▸ What the exercise asks: Your job is to set down the stretch of entries that opens with the line containing "H]; r.nz[4 *" and closes with the line containing "0.f, mu = valid". Keep both end lines, copy each exactly, and add nothing.
*****
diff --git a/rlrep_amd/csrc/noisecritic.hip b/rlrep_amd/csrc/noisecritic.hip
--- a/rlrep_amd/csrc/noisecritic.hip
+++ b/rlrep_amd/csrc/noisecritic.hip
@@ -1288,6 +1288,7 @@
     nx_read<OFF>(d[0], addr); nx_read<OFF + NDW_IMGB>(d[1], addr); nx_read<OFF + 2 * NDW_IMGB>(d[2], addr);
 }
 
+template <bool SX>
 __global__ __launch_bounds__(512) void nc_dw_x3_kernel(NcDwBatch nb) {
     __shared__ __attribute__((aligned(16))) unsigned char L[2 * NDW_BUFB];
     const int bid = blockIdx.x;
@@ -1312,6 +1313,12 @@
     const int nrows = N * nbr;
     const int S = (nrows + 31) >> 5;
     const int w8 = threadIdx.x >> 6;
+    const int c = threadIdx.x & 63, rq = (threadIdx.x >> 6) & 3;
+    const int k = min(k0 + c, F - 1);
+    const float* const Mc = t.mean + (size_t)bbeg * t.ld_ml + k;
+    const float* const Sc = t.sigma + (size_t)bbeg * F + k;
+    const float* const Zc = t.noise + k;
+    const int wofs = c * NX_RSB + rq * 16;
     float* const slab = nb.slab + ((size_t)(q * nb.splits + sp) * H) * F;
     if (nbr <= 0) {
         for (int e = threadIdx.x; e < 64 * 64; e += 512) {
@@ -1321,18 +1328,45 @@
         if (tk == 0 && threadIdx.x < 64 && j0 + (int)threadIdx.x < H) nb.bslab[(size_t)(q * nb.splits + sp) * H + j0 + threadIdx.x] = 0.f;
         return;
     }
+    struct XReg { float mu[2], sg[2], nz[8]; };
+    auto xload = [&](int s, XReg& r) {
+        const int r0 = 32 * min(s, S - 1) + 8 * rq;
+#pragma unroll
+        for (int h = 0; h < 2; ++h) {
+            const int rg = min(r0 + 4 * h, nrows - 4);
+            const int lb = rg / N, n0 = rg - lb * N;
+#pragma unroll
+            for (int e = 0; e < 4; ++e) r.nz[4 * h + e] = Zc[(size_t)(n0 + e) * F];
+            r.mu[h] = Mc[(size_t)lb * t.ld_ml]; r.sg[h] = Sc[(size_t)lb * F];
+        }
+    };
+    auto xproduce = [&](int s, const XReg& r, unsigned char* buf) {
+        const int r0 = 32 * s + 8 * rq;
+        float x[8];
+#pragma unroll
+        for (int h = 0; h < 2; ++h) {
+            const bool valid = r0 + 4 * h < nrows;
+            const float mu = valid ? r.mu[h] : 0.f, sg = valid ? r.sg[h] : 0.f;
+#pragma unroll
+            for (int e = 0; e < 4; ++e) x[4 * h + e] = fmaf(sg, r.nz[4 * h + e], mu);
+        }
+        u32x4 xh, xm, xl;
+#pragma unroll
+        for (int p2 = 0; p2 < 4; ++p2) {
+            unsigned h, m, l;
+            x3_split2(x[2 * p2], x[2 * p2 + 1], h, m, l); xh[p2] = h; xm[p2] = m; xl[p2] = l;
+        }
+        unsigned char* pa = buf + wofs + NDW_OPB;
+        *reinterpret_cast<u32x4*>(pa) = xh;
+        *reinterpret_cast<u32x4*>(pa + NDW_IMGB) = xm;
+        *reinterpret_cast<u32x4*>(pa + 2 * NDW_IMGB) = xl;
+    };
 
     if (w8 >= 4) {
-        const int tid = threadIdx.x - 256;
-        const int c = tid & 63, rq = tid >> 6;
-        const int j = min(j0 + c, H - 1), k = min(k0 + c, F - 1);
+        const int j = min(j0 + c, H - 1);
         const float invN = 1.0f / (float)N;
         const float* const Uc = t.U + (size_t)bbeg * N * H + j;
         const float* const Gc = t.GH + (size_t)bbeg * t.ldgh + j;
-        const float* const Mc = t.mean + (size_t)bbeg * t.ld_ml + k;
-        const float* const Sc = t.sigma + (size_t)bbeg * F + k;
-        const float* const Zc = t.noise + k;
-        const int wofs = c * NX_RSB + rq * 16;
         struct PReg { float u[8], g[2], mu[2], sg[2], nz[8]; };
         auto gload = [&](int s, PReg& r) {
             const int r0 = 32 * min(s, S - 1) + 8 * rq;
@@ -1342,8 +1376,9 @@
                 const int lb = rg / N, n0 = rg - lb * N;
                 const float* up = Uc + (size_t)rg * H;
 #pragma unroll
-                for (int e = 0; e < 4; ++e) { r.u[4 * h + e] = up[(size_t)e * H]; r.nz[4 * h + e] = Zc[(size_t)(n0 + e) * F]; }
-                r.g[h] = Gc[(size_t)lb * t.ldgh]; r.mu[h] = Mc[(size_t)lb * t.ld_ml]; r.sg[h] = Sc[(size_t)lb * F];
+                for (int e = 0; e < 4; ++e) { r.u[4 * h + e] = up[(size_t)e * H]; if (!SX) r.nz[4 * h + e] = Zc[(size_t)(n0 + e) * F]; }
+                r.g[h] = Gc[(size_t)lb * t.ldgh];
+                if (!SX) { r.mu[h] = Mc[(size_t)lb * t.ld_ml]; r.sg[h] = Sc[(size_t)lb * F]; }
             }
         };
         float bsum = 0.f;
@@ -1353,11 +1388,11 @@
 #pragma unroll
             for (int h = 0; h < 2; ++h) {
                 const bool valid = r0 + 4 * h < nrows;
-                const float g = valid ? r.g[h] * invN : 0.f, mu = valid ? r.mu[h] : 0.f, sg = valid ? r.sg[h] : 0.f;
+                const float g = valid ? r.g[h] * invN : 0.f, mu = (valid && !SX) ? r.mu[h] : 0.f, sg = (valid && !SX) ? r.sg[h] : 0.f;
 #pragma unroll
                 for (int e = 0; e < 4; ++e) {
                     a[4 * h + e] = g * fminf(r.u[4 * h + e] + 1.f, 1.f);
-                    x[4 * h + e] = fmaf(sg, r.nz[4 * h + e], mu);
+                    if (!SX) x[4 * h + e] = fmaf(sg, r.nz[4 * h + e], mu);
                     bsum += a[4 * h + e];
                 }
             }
*****
▸ Exercise response:
-                for (int e = 0; e < 4; ++e) { r.u[4 * h + e] = up[(size_t)e * H]; r.nz[4 * h + e] = Zc[(size_t)(n0 + e) * F]; }
-                r.g[h] = Gc[(size_t)lb * t.ldgh]; r.mu[h] = Mc[(size_t)lb * t.ld_ml]; r.sg[h] = Sc[(size_t)lb * F];
+                for (int e = 0; e < 4; ++e) { r.u[4 * h + e] = up[(size_t)e * H]; if (!SX) r.nz[4 * h + e] = Zc[(size_t)(n0 + e) * F]; }
+                r.g[h] = Gc[(size_t)lb * t.ldgh];
+                if (!SX) { r.mu[h] = Mc[(size_t)lb * t.ld_ml]; r.sg[h] = Sc[(size_t)lb * F]; }
             }
         };
         float bsum = 0.f;
@@ -1353,11 +1388,11 @@
 #pragma unroll
             for (int h = 0; h < 2; ++h) {
                 const bool valid = r0 + 4 * h < nrows;
-                const float g = valid ? r.g[h] * invN : 0.f, mu = valid ? r.mu[h] : 0.f, sg = valid ? r.sg[h] : 0.f;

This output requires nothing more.